# ter mau feitio,



## marta12

Como a mesma expressão pode ter significados tão diferentes, em Portugal e no Brasil

Hoje ouvi uma entrevista feita por um jornalista português à Presidenta Dilma Roussef.

Pergunta o jornalista
- Dizem *que tem mau feitio*, o que pessoalmente acho não ser defeito em política. Vai usar esse *seu mau feitio* para impôr as suas convicções?

A Presidenta atrapalhada
- Não estou a entender o que você quer dizer *com ter mau feitio*

O jornalista explicou que em Portugal quer dizer uma certa obstinação, intransigência, etc

Diz a Presidenta
- *Mau feitio no Brasil quer dizer que o vestido está mal feito*, por isso não estava a entender a sua pergunta.

Riram-se os dois e os telespectadores


----------



## englishmania

Muito engraçado, realmente. 

(_impor _não leva acento)


----------



## Marzelo

marta12 said:


> A Presidenta *atrapalhada*



Qual o significado de *atrapalhada *nesta frase em Portugal?


----------



## englishmania

Significa confusa, embaraçada/envergonhada, sem saber o que fazer/dizer. Ela não estava a perceber por que razão a jornalista estava a falar do vestido...


----------



## Marzelo

Ok, Englishmania.

É que numa primeira leitura, o adjetivo pareceu-me um pouco exagerado para uma situação sem grande importância.


Ps. 
Por favor, não pensem que estou defendendo ninguém. A razão da pergunta foi simplesmente essa acima.


----------



## Macunaíma

Eu também teria ficado confuso com a pergunta, mas meu entendimento foi diferente do da "Presidenta" (afff...): para mim, ter mau feitio é 1-) ser feio [ter mau aspecto, má catadura] ou, depois de algum esforço, 2-) ser antipático.

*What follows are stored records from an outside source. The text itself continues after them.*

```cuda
#define ZL_L_WARPS 4
__device__ __forceinline__ void zl_fill_xtab(u32* xtab, u32 tid, u32 nthreads)
{
    for (u32 i = tid; i < ZL_XTAB_WORDS; i += nthreads)
        xtab[i] = i < 36 ? (c_tables.llBase[i] | ((u32)c_tables.llBits[i] << 24)) : (c_tables.mlBase[i - 36] | ((u32)c_tables.mlBits[i - 36] << 24));
}
__global__ void __launch_bounds__(ZL_L_WARPS * 32)
zl_k_lblock_scan(const u32* __restrict__ largeIdx, const ZlFrameDesc* __restrict__ descs, const ZlFrameInfo* __restrict__ infos,
                 const ZlBlockHdr* __restrict__ hdrArena, const u64* __restrict__ recArena, ZlLChunk* lcArena)
{
    __shared__ u32 xtab[ZL_XTAB_WORDS];
    zl_fill_xtab(xtab, threadIdx.x, ZL_L_WARPS * 32);
    __syncthreads();
    const u32 frame = largeIdx[blockIdx.y], c = blockIdx.z * ZL_L_WARPS + (threadIdx.x >> 5), lane = threadIdx.x & 31;
    const ZlFrameInfo info = infos[frame];
    if (info.err) return;
    const ZlFrameDesc d = descs[frame];
    ZlLChunk* lc = lcArena + ((d.recBase >> ZL_LCHUNK_LOG) + d.hdrBase);
    for (u32 b = blockIdx.x; b < info.nblocks; b += gridDim.x) {
        const ZlBlockHdr h = hdrArena[d.hdrBase + b];
        if ((h.flags & 3) != 2 || !h.nrec || c >= zl_lchunks(h.nrec)) continue;
        const u32 r0 = c << ZL_LCHUNK_LOG, r1 = min(h.nrec, r0 + ZL_LCHUNK_RECS);
        zl_lchunk_scan(recArena + d.recBase + h.recOff, r0, r1, xtab, lane, lc[zl_lchunk_index(h.recOff, b) + c]);
    }
}
__global__ void __launch_bounds__(128)
zl_k_lblock_compose(const u32* __restrict__ largeIdx, const ZlFrameDesc* __restrict__ descs, const ZlFrameInfo* __restrict__ infos,
                    const ZlBlockHdr* __restrict__ hdrArena, ZlLBlock* lbArena, ZlLChunk* lcArena, u32 spread)
{
    const u32 frame = largeIdx[blockIdx.y];
    const ZlFrameInfo info = infos[frame];
    if (info.err) return;
    const ZlFrameDesc d = descs[frame];
    ZlLChunk* lc = lcArena + ((d.recBase >> ZL_LCHUNK_LOG) + d.hdrBase);
    for (u32 b = blockIdx.x * 128 + threadIdx.x; b < info.nblocks; b += gridDim.x * 128) {
        const ZlBlockHdr h = hdrArena[d.hdrBase + b];
        ZlLChunk* C = lc + zl_lchunk_index(h.recOff, b);
        if (spread) zl_lblock_spread(h, lbArena[d.hdrBase + b], C);
        else zl_lblock_compose(h, C, lbArena[d.hdrBase + b]);
    }
}
__global__ void __launch_bounds__(32)
zl_k_lframe_prefix(const u32* __restrict__ largeIdx, const ZlFrameDesc* __restrict__ descs, ZlFrameInfo* __restrict__ infos,
                   const ZlBlockHdr* __restrict__ hdrArena, ZlLBlock* lbArena, const ZlDictDev* dict)
{
    const u32 frame = largeIdx[blockIdx.x];
    if (threadIdx.x != 0) return;
    const ZlFrameInfo info = infos[frame];
    if (info.err) return;
    const ZlFrameDesc d = descs[frame];
    u32 r0 = 1, r1 = 4, r2 = 8, total = 0;
    if (dict && dict->hasEntropy) { r0 = dict->rep[0]; r1 = dict->rep[1]; r2 = dict->rep[2]; }
    const u32 err = zl_lframe_prefix(d, info, hdrArena + d.hdrBase, lbArena + d.hdrBase, r0, r1, r2, &total);
    infos[frame].err = err; infos[frame].totalOut = total;
}
template <bool kDict>
__global__ void __launch_bounds__(ZL_L_WARPS * 32)
zl_k_lblock_emit(const u32* __restrict__ largeIdx, const ZlFrameDesc* __restrict__ descs, ZlFrameInfo* __restrict__ infos,
                 const ZlBlockHdr* __restrict__ hdrArena, const u64* __restrict__ recArena, const u8* __restrict__ litArena,
                 const ZlLBlock* __restrict__ lbArena, const ZlLChunk* __restrict__ lcArena, u32* parentArena, const ZlDictDev* dict)
{
    __shared__ u32 xtab[ZL_XTAB_WORDS];
    zl_fill_xtab(xtab, threadIdx.x, ZL_L_WARPS * 32);
    __syncthreads();
    const u32 frame = largeIdx[blockIdx.y], c = blockIdx.z * ZL_L_WARPS + (threadIdx.x >> 5), lane = threadIdx.x & 31;
    const ZlFrameInfo info = infos[frame];
    if (info.err) return;
    const ZlFrameDesc d = descs[frame];
    const ZlLChunk* lc = lcArena + ((d.recBase >> ZL_LCHUNK_LOG) + d.hdrBase);
    for (u32 b = blockIdx.x; b < info.nblocks; b += gridDim.x) {
        const ZlBlockHdr h = hdrArena[d.hdrBase + b];
        const bool comp = (h.flags & 3) == 2;
        const u32 nch = comp ? zl_lchunks(h.nrec) : 1u;
        if (c >= nch) continue;
        const u32 litMode = (h.flags >> 4) & 3;
        const u8* lit = litMode == 0 ? d.src + h.srcOff : litArena + d.litBase + h.litOff;
        const u32 r0 = c << ZL_LCHUNK_LOG, r1 = comp ? min(h.nrec, r0 + ZL_LCHUNK_RECS) : 0u;
        const u32 err = zl_lchunk_emit<kDict>(d.dst, parentArena + d.parBase, d, h, lbArena[d.hdrBase + b], lc[comp ? zl_lchunk_index(h.recOff, b) + c : 0u], r0, r1,
                                              c + 1 == nch, lit, recArena + d.recBase + h.recOff, kDict ? dict->content : nullptr,
                                              kDict ? dict->contentSize : 0u, xtab, lane);
        if (err && lane == 0) infos[frame].err = err;
    }
}
__global__ void __launch_bounds__(256)
zl_k_ljump(const u32* __restrict__ largeIdx, const ZlFrameDesc* __restrict__ descs, const ZlFrameInfo* __restrict__ infos, u32* parentArena,
           u32* remain, u32 pass)
{
    if (pass > 1 && remain[pass - 1] == 0) return;
    const u32 frame = largeIdx[blockIdx.y];
    const ZlFrameInfo info = infos[frame];
    if (info.err) return;
    const ZlFrameDesc d = descs[frame];
    u32* parent = parentArena + d.parBase;
    u8* out = d.dst;
    u32 open = 0;
    for (u32 p = blockIdx.x * 256 + threadIdx.x; p < info.totalOut; p += gridDim.x * 256) {
        const u32 v = parent[p];
        if (v >= ZL_PAR_DONE) continue;
        const u32 pv = __ldcg(parent + v);
        if (pv >= ZL_PAR_DONE) {
            if ((pv & 0xFFu) < pass) { out[p] = __ldcg(out + v); parent[p] = ZL_PAR_DONE | pass; }
            else open++;
        } else {
            const u32 pv2 = __ldcg(parent + pv);
            if (pv2 >= ZL_PAR_DONE) {
                if ((pv2 & 0xFFu) < pass) { out[p] = __ldcg(out + pv); parent[p] = ZL_PAR_DONE | pass; }
                else { parent[p] = pv; open++; }
            } else { parent[p] = pv2; open++; }
        }
    }
// ... 256 lines not shown
```

Measured before the change: 220.0.

## Widen sequence execution to 4 bytes per lane with 32-bit global loads/stores

The warp execution loop now covers 128 output bytes per iteration, with each lane producing a 4-byte word instead of two single bytes. Uniform segments use funnel-shifted word loads from literals, history or the dictionary, plus one 32-bit store. Mixed spans resolve up to four bytes per lane, using per-byte segment lookups and shuffle-based dependency resolution. The short-offset threshold rises from 64 to 128 and the reciprocal table is enlarged to match, which adds register pressure and more complex divergent paths.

Essa do vestido me deixou mais atrapalhado do que a pergunta do repórter português. O que tem feitio a ver com talhe ou costura de roupa??


----------



## Carfer

Macunaíma said:


> Eu também teria ficado confuso com a pergunta, mas meu entendimento foi diferente do da "Presidenta" (afff...): para mim, ter mau feitio é 1-) ser feio [ter mau aspecto, má catadura] ou, depois de algum esforço, 2-) ser antipático.
> 
> Essa do vestido me deixou mais atrapalhado do que a pergunta do repórter português. O que tem feitio a ver com talhe ou costura de roupa??


 
É que também usamos '_feitio_' nessa acepção. O '_feitio_' também é o corte do fato ou do vestido (hoje em dia chamar-lhe-Íamos preferencialmente '_design_') e ainda, numa acepção completamente diferente, a maneira de ser duma pessoa (_'tem bom feitio'_ se é amável, tolerante, simpática, _'mau feitio'_ no caso oposto).


----------



## Audie

Não sei do uso mais difundido no tempo em que Dilma era mais jovem, mas acho que, hoje em dia, o sentido mais conhecido do termo '_feitio_' é o usado na expressão '_não é do meu feitio_', que se refere ao caráter de um indivíduo. 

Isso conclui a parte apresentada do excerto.